# Silvia v3 blown boiler



## 4085 (Nov 23, 2012)

Hi I have a good friend with the above. He says he has blown the boiler and thinks it is quite common on these (though I do not know!). He is going to check if it is the element tonight, and presuming it is, has anyone any advice or spares or has anyone dealt with this bunch

http://www.spanglefish.com/avicennassolution/index.asp?pageid=283737


----------



## michaelg (Jul 25, 2013)

I got my wooden portafilter handles done by the guy (apparently by a contact of his rather than by him personally). Took quite a while and communication a bit hit and miss at times but prices very reasonable and delivery covered as it took longer than expected so can't complain.
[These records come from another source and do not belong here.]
template <int MT, int CT, int GT = 4, int SLB = 4, bool SHARE = false>
__global__ __launch_bounds__(kMfmaThreads, 1) void k_mixture_tuple_mfma(MfmaMixParams p) {
    typedef v16f_t acc_t;
    constexpr int SL = 1 << SLB, TPT = 32 / SL, TPB = MT * TPT;
    constexpr int NK = SL == 16 ? 8 : SL;
    extern __shared__ __align__(16) unsigned char lds_raw[];
    const int lane = threadIdx.x & (kWave - 1);
    const int w = __builtin_amdgcn_readfirstlane((int)(threadIdx.x >> 6));
    const int split = (int)blockIdx.x % p.n_split, sg = (int)blockIdx.x / p.n_split;
    const int KBp = p.KBp;
    constexpr uint32_t tab_off = 0u;
    constexpr uint32_t a_off = kFineLogEntries * 16u;
    const uint32_t a_bytes = (uint32_t)MT * (uint32_t)KBp * 1024u;
    const uint32_t meta_off = a_off + a_bytes;
    const uint32_t red_off = meta_off + (uint32_t)(SL * TPB * sizeof(TupleMeta<CT>));
    const uint32_t lds_base = (uint32_t)(uintptr_t)(__attribute__((address_space(3))) unsigned char*)lds_raw;
    typedef TupleMeta<CT> Meta;
    Meta* meta = reinterpret_cast<Meta*>(lds_raw + meta_off);
    double* red = reinterpret_cast<double*>(lds_raw + red_off);

    auto slot_of = [&](int sl) -> int {
        const int i = sg * SL + sl;
        if (i >= p.n_batch) return -1;
        return p.slot_list ? p.slot_list[i] : p.first_slot + i;
    };

    const int nt_lo = split * p.nt_per_split, nt_hi = min(p.NT, nt_lo + p.nt_per_split);
    constexpr int PF = 4;
    const __amdgpu_buffer_rsrc_t xt_rsrc = __builtin_amdgcn_make_buffer_rsrc(const_cast<uint8_t*>(p.xt), 0, (int)p.xt_bytes, 0x00020000);
    const int lane16 = lane * 16;
    auto tile_off = [&](int nt) -> int { return (nt < nt_hi ? nt : p.NT) * KBp * 1024; };
    auto load_b = [&](int toff, int kb) -> v4i_t {
        const u32x4_t d = __builtin_amdgcn_raw_buffer_load_b128(xt_rsrc, lane16, toff + kb * 1024, 0);
        v4i_t r; r.x = (int)d.x; r.y = (int)d.y; r.z = (int)d.z; r.w = (int)d.w;
        return r;
    };
    v4i_t bq[PF][kMfmaRN];
    {
        const int nt0 = nt_lo + w * kMfmaRN;
#pragma unroll
        for (int i = 0; i < PF; ++i)
#pragma unroll
            for (int r = 0; r < kMfmaRN; ++r) bq[i][r] = load_b(tile_off(nt0 + r), i);
    }

    if (lds_base != 0u) {
        if ((int)threadIdx.x < SL) {
            const int slot = slot_of((int)threadIdx.x);
            if (slot >= 0) {
                p.partials[(int64_t)slot * p.partials_stride + split] = __longlong_as_double(0x7FF8000000000000ll);
                if (p.results) p.results[slot] = __longlong_as_double(0x7FF8000000000000ll);
            }
        }
        return;
    }
    static_assert(!SHARE || (SL == 16 && CT == 2 && MT <= 3), "the shared-operand epilogue: 16 slots, C = 2, <= 6 tuples");
    const uint4* sdesc = reinterpret_cast<const uint4*>(lds_raw + meta_off);
    const uint4* tdesc = reinterpret_cast<const uint4*>(lds_raw + meta_off + SL * 16);
    const int slot_mine = slot_of((int)threadIdx.x & (SL - 1));
    SharedDescIn<SHARE ? TPB : 1> sd_in;
    if constexpr (SHARE) mfma_shared_desc_load<MT, SL>(p, slot_mine, sd_in);
    mfma_phase0<MT, CT, decltype(slot_of), SL, !SHARE>(lds_raw, p, slot_of, tab_off, a_off, meta, KBp, slot_mine);
    if constexpr (SHARE) mfma_shared_desc<MT, SL>(p, sd_in, const_cast<uint4*>(sdesc), const_cast<uint4*>(tdesc));
    __syncthreads();
    bool bad = false;
    if constexpr (SHARE) bad = __builtin_amdgcn_ballot_w64(sdesc[lane & (SL - 1)].w != 0u) != 0ull;

    const int h = lane >> 5, cl = lane & 31;
    double lsum[NK];
    int ksum[NK];
#pragma unroll
    for (int i = 0; i < NK; ++i) { lsum[i] = 0.0; ksum[i] = 0; }
    auto ent_slot = [&](int e) -> int { return ((e & 3) + 8 * (e >> 2) + 4 * h) & (SL - 1); };
    auto ent_tuple = [&](int m, int e) -> int { return m * TPT + (((e & 3) + 8 * (e >> 2) + 4 * h) >> SLB); };
    auto ent_k = [&](int e) -> int { return SL == 16 ? (e & 3) + 4 * ((e >> 2) & 1) : (e & (SL - 1)); };
    int csum = 0;
    uint32_t one_hi = 0x3FF00000u;
    asm volatile("" : "+v"(one_hi));
    const __amdgpu_buffer_rsrc_t pr_rsrc = __builtin_amdgcn_make_buffer_rsrc(const_cast<float*>(p.probs), 0, (int)p.probs_bytes, 0x00020000);
    const __amdgpu_buffer_rsrc_t w_rsrc = __builtin_amdgcn_make_buffer_rsrc(const_cast<float*>(p.wpat), 0, (int)p.wpat_bytes, 0x00020000);
    const uint32_t a_lane = a_off + (uint32_t)lane * 16u;

    auto counts_pass = [&](acc_t (&acc)[MT][kMfmaRN], const int (&toff)[kMfmaRN]) __attribute__((always_inline)) {
        uint32_t a_at[MT];
        v4i_t a_cur[MT];
#pragma unroll
        for (int m = 0; m < MT; ++m) {
            a_at[m] = a_lane + ((uint32_t)m * (uint32_t)KBp) * 1024u;
            asm volatile("" : "+v"(a_at[m]));
            a_cur[m] = *(lds_cv4i_t*)(uintptr_t)a_at[m];
        }
        auto k_group = [&](int kb0, auto first_c) __attribute__((always_inline)) {
            constexpr bool first = decltype(first_c)::value;
#pragma unroll
            for (int i = 0; i < PF; ++i) {
                v4i_t a_nxt[MT];
#pragma unroll
                for (int m = 0; m < MT; ++m) a_nxt[m] = *(lds_cv4i_t*)(uintptr_t)(a_at[m] + (uint32_t)(i + 1) * 1024u);
                const bool refill = !(first && i == 0);
                if (refill) {
#pragma unroll
                    for (int r = 0; r < kMfmaRN; ++r) bq[(i + PF - 1) % PF][r] = load_b(toff[r], kb0 + i + PF - 1);
                }
#pragma unroll
                for (int m = 0; m < MT; ++m)
#pragma unroll
                    for (int r = 0; r < kMfmaRN; ++r) {
                        const v4i_t bx = bq[i][r];
                        const v8i_t a8 = {a_cur[m].x, a_cur[m].y, a_cur[m].z, a_cur[m].w, 0, 0, 0, 0};
                        const v8i_t b8 = {bx.x, bx.y, bx.z, bx.w, 0, 0, 0, 0};
                        const acc_t zero = {0, 0, 0, 0, 0, 0, 0, 0, 0, 0, 0, 0, 0, 0, 0, 0};
                        if (first && i == 0) acc[m][r] = __builtin_amdgcn_mfma_scale_f32_32x32x64_f8f6f4(a8, b8, zero, 4, 4, 0, 0, 0, 0);
                        else acc[m][r] = __builtin_amdgcn_mfma_scale_f32_32x32x64_f8f6f4(a8, b8, acc[m][r], 4, 4, 0, 0, 0, 0);
                    }
#pragma unroll
                for (int m = 0; m < MT; ++m) a_cur[m] = a_nxt[m];
                __builtin_amdgcn_sched_group_barrier(0x100, MT, 0);
                if (refill) __builtin_amdgcn_sched_group_barrier(0x020, kMfmaRN, 0);
                __builtin_amdgcn_sched_group_barrier(0x008, MT * kMfmaRN, 0);
            }
#pragma unroll
            for (int m = 0; m < MT; ++m) a_at[m] += (uint32_t)PF * 1024u;
        };
        k_group(0, std::true_type{});
        for (int kb0 = PF; kb0 < KBp; kb0 += PF) k_group(kb0, std::false_type{});
    };

    constexpr int G = GT;
    constexpr int HQ = 4 / G;
    constexpr int NST = MT * 4 * HQ * kMfmaRN;
    uint32_t col4[kMfmaRN], fw4[kMfmaRN];
    Meta mdq[G];
    float prq[2][G][CT], wrq[2][G][CT];
    auto st_cols = [&](int nt0) {
#pragma unroll
        for (int r = 0; r < kMfmaRN; ++r) {
            const uint32_t colc = (uint32_t)min((nt0 + r) * 32 + cl, p.FS - 1);
            const uint32_t f = colc / (uint32_t)p.S;
            col4[r] = colc * 4u; fw4[r] = f * (uint32_t)(CT * 4);
        }
    };
    auto st_meta = [&](int u) {
        const int mj = u / HQ, half = u % HQ, m = mj >> 2, j = mj & 3;
#pragma unroll
        for (int i = 0; i < G; ++i) {
            const int e = 4 * j + half * G + i;
            mdq[i] = meta[ent_slot(e) * TPB + ent_tuple(m, e)];
        }
    };
    auto st_load = [&](int q) {
        const int r = q % kMfmaRN;
#pragma unroll
        for (int i = 0; i < G; ++i) {
            const uint32_t wo = mdq[i].woff + fw4[r];
            if constexpr (CT == 2) {
                const u32x2_t v2 = __builtin_amdgcn_raw_buffer_load_b64(w_rsrc, (int)wo, 0, 0);
                const uint32_t e0 = v2.x, e1 = v2.y;
                wrq[q & 1][i][0] = __uint_as_float(e0); wrq[q & 1][i][1] = __uint_as_float(e1);
            } else if constexpr (CT == 4) {
                const u32x4_t v4 = __builtin_amdgcn_raw_buffer_load_b128(w_rsrc, (int)wo, 0, 0);
                const uint32_t e0 = v4.x, e1 = v4.y, e2 = v4.z, e3 = v4.w;
                wrq[q & 1][i][0] = __uint_as_float(e0); wrq[q & 1][i][1] = __uint_as_float(e1);
                wrq[q & 1][i][2] = __uint_as_float(e2); wrq[q & 1][i][3] = __uint_as_float(e3);
            } else {
#pragma unroll
                for (int c = 0; c < CT; ++c)
                    wrq[q & 1][i][c] = __builtin_bit_cast(float, __builtin_amdgcn_raw_buffer_load_b32(w_rsrc, (int)(wo + 4u * c), 0, 0));
            }
#pragma unroll
            for (int c = 0; c < CT; ++c)
                prq[q & 1][i][c] = __builtin_bit_cast(float, __builtin_amdgcn_raw_buffer_load_b32(pr_rsrc, (int)(mdq[i].goff[c] + col4[r]), 0, 0));
        }
    };
    auto st_comp = [&](int q, const acc_t (&acc)[MT][kMfmaRN]) __attribute__((always_inline)) {
        const int r = q % kMfmaRN, u = q / kMfmaRN, mj = u / HQ, half = u % HQ, m = mj >> 2, j = mj & 3;
        double vv[G], lg[G], cntd[G];
        int cnt[G];
        bool special = false;
#pragma unroll
        for (int i = 0; i < G; ++i) {
            const float c = acc[m][r][4 * j + half * G + i];
            cnt[i] = (int)c; cntd[i] = (double)c;
            double v = 0.0;
#pragma unroll
            for (int c = 0; c < CT; ++c) {
                const double wc = (double)wrq[q & 1][i][c], pc = (double)prq[q & 1][i][c];
                v = c == 0 ? wc * pc : fma(wc, pc, v);
            }
            vv[i] = v;
            special |= __builtin_amdgcn_class(v, 0x2FF);
        }
        int kx[G];
        tab_log4_n<G>(vv, lg, kx, tab_off, one_hi);
        if (__builtin_expect(__builtin_amdgcn_ballot_w64(special) != 0ull, 0)) {
#pragma unroll
            for (int i = 0; i < G; ++i)
                if (__builtin_amdgcn_class(vv[i], 0x2FF)) { lg[i] = cnt[i] != 0 ? lib_log(vv[i]) : 0.0; kx[i] = kFineLogBias; }
        }
#pragma unroll
        for (int i = 0; i < G; ++i) {
            const int k = ent_k(4 * j + half * G + i);
            lsum[k] = fma(cntd[i], lg[i], lsum[k]);
            ksum[k] = __mul24(cnt[i], kx[i]) + ksum[k];
            asm volatile("" : "+v"(ksum[k]));
            asm volatile("" : "+v"(lsum[k]));
        }
    };

    constexpr int NSS = 8 * MT;
    uint32_t sh_col4[kMfmaRN], sh_fw4[kMfmaRN], col4u = 0;
    uint4 sdq, tdq[2];
    float p0q[2][4], p1r[kMfmaRN];
    uint32_t wr[kMfmaRN][4];
    uint64_t selm[2][2];
    double w0a[kMfmaRN], ua[kMfmaRN], w0b[kMfmaRN], ub[kMfmaRN];
    auto k_slot = [&](int k) -> int { return (k & 3) + 8 * (k >> 2) + 4 * h; };
    auto sh_desc = [&](int k) { sdq = sdesc[k_slot(k)]; };
    auto sh_load = [&]() {
#pragma unroll
        for (int r = 0; r < kMfmaRN; ++r) {
            p1r[r] = __builtin_bit_cast(float, __builtin_amdgcn_raw_buffer_load_b32(pr_rsrc, (int)(sdq.x + sh_col4[r]), 0, 0));
            const u32x2_t va = __builtin_amdgcn_raw_buffer_load_b64(w_rsrc, (int)(sdq.y + sh_fw4[r]), 0, 0);
            const u32x2_t vb = __builtin_amdgcn_raw_buffer_load_b64(w_rsrc, (int)(sdq.z + sh_fw4[r]), 0, 0);
            const uint32_t a0 = va.x, a1 = va.y, b0 = vb.x, b1 = vb.y;
            wr[r][0] = a0; wr[r][1] = a1; wr[r][2] = b0; wr[r][3] = b1;
        }
    };
    auto sh_conv = [&]() {
#pragma unroll
        for (int r = 0; r < kMfmaRN; ++r) {
            const double p1 = (double)p1r[r];
            w0a[r] = (double)__uint_as_float(wr[r][0]); ua[r] = (double)__uint_as_float(wr[r][1]) * p1;
            w0b[r] = (double)__uint_as_float(wr[r][2]); ub[r] = (double)__uint_as_float(wr[r][3]) * p1;
        }
    };
    auto td_read = [&](int q) { tdq[q & 1] = tdesc[k_slot(q / MT) * MT + q % MT]; };
    auto p0_load = [&](int q) {
        const uint4 d = tdq[q & 1];
        const uint32_t o0 = d.x + col4u, o1 = d.y + col4u;
        p0q[q & 1][0] = __builtin_bit_cast(float, __builtin_amdgcn_raw_buffer_load_b32(pr_rsrc, (int)o0, 0, 0));
        p0q[q & 1][1] = __builtin_bit_cast(float, __builtin_amdgcn_raw_buffer_load_b32(pr_rsrc, (int)(o0 + 128u), 0, 0));
        p0q[q & 1][2] = __builtin_bit_cast(float, __builtin_amdgcn_raw_buffer_load_b32(pr_rsrc, (int)o1, 0, 0));
        p0q[q & 1][3] = __builtin_bit_cast(float, __builtin_amdgcn_raw_buffer_load_b32(pr_rsrc, (int)(o1 + 128u), 0, 0));
        selm[q & 1][0] = __builtin_amdgcn_ballot_w64(d.z != 0u);
        selm[q & 1][1] = __builtin_amdgcn_ballot_w64(d.w != 0u);
    };
    auto sh_comp = [&](int q, const acc_t (&acc)[MT][kMfmaRN]) __attribute__((always_inline)) {
        const int k = q / MT, m = q % MT;
        double vv[4], lg[4], cntd[4];
        int cnt[4];
        bool special = false;
#pragma unroll
        for (int i = 0; i < 4; ++i) {
            const int tt = i >> 1, r = i & 1;
            const float c = acc[m][r][4 * ((k >> 2) + 2 * tt) + (k & 3)];
            cnt[i] = (int)c; cntd[i] = (double)c;
            const double p0 = (double)p0q[q & 1][i];
            double v = fma(w0a[r], p0, ua[r]);
            uint64_t keep;
            asm("s_and_saveexec_b64 %1, %2\n\tv_fma_f64 %0, %3, %4, %5\n\ts_mov_b64 exec, %1"
                : "+v"(v), "=&s"(keep) : "s"(selm[q & 1][tt]), "v"(w0b[r]), "v"(p0), "v"(ub[r]) : "scc");
            vv[i] = v;
            special |= __builtin_amdgcn_class(v, 0x2FF);
        }
        int kx[4];
        tab_log4_n<4>(vv, lg, kx, tab_off, one_hi);
        if (__builtin_expect(__builtin_amdgcn_ballot_w64(special) != 0ull, 0)) {
#pragma unroll
            for (int i = 0; i < 4; ++i)
                if (__builtin_amdgcn_class(vv[i], 0x2FF)) { lg[i] = cnt[i] != 0 ? lib_log(vv[i]) : 0.0; kx[i] = kFineLogBias; }
        }
#pragma unroll
        for (int i = 0; i < 4; ++i) {
            lsum[k] = fma(cntd[i], lg[i], lsum[k]);
            ksum[k] = __mul24(cnt[i], kx[i]) + ksum[k];
            asm volatile("" : "+v"(ksum[k]));
            asm volatile("" : "+v"(lsum[k]));
        }
    };

    const __amdgpu_buffer_rsrc_t cc_rsrc = __builtin_amdgcn_make_buffer_rsrc(const_cast<int32_t*>(p.colcount), 0, (p.NT + 1) * 128, 0x00020000);
    auto load_cc = [&](int nt) -> int { return (int)__builtin_amdgcn_raw_buffer_load_b32(cc_rsrc, cl * 4, (nt < nt_hi ? nt : p.NT) * 128, 0); };
    int ccnt[kMfmaRN];
    for (int nt0 = nt_lo + w * kMfmaRN; nt0 < nt_hi; nt0 += kMfmaWaves * kMfmaRN) {
        int toff[kMfmaRN];
#pragma unroll
        for (int r = 0; r < kMfmaRN; ++r) toff[r] = tile_off(nt0 + r);
        const bool first_pass = nt0 == nt_lo + w * kMfmaRN;
        if (!first_pass) {
#pragma unroll
            for (int i = 0; i < PF; ++i)
#pragma unroll
                for (int r = 0; r < kMfmaRN; ++r) bq[i][r] = load_b(toff[r], i);
        }
        if (first_pass) {
#pragma unroll
            for (int r = 0; r < kMfmaRN; ++r) ccnt[r] = load_cc(nt0 + r);
        }
        acc_t acc[MT][kMfmaRN];
        counts_pass(acc, toff);
#pragma unroll
        for (int r = 0; r < kMfmaRN; ++r) {
            csum += ccnt[r];
            ccnt[r] = load_cc(nt0 + kMfmaWaves * kMfmaRN + r);
        }
        if constexpr (SHARE) {
#pragma unroll
            for (int r = 0; r < kMfmaRN; ++r) {
                const uint32_t colc = (uint32_t)min((nt0 + r) * 32 + cl, p.FS - 1);
                sh_col4[r] = colc * 4u; sh_fw4[r] = colc / (uint32_t)p.S * (uint32_t)(CT * 4);
            }
            col4u = (uint32_t)(nt0 * 32 + cl) * 4u;
            sh_desc(0); td_read(0); td_read(1);
            sh_load();
            p0_load(0);
#pragma unroll
            for (int q = 0; q < NSS; ++q) {
                const int k = q / MT, m = q % MT;
                if (m == 0) {
                    sh_conv();
                    if (k + 1 < 8) sh_desc(k + 1);
                }
                if (m == (MT > 1 ? 1 : 0) && k + 1 < 8) sh_load();
                if (q + 1 < NSS) {
                    p0_load(q + 1);
                    if (q + 2 < NSS) td_read(q + 2);
                }
                sh_comp(q, acc);
                __builtin_amdgcn_sched_barrier(0);
            }
        } else {
        st_cols(nt0);
        st_meta(0);
        st_load(0);
#pragma unroll
        for (int q = 0; q < NST; ++q) {
            if (q + 1 < NST) {
                st_load(q + 1);
                if ((q + 2) % kMfmaRN == 0 && q + 2 < NST) st_meta((q + 2) / kMfmaRN);
            }
            st_comp(q, acc);
            __builtin_amdgcn_sched_barrier(0);
        }
        }
    }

Think fixing machines is what he personally does though so timelines more under his control.


----------



## davies77 (Jan 25, 2015)

Not being a servicer, yes on very long runs you could run dry, which will kill your element quickly, but I think theres enough water in there to make quite a bit of steam. A more likely option is that they are not primed after steaming, which lead them to boil dry.

Thanks,

George Davies

MoreThanMaintenance.co.uk


----------



## Wando64 (Feb 28, 2011)

If I ever had to replace the boiler on mine I would look into the feasibility of using a V4 boiler.

I don't know if the two are interchangeable, but worth looking into it as the V4 boiler uses an heating element that can be independently replaced.


----------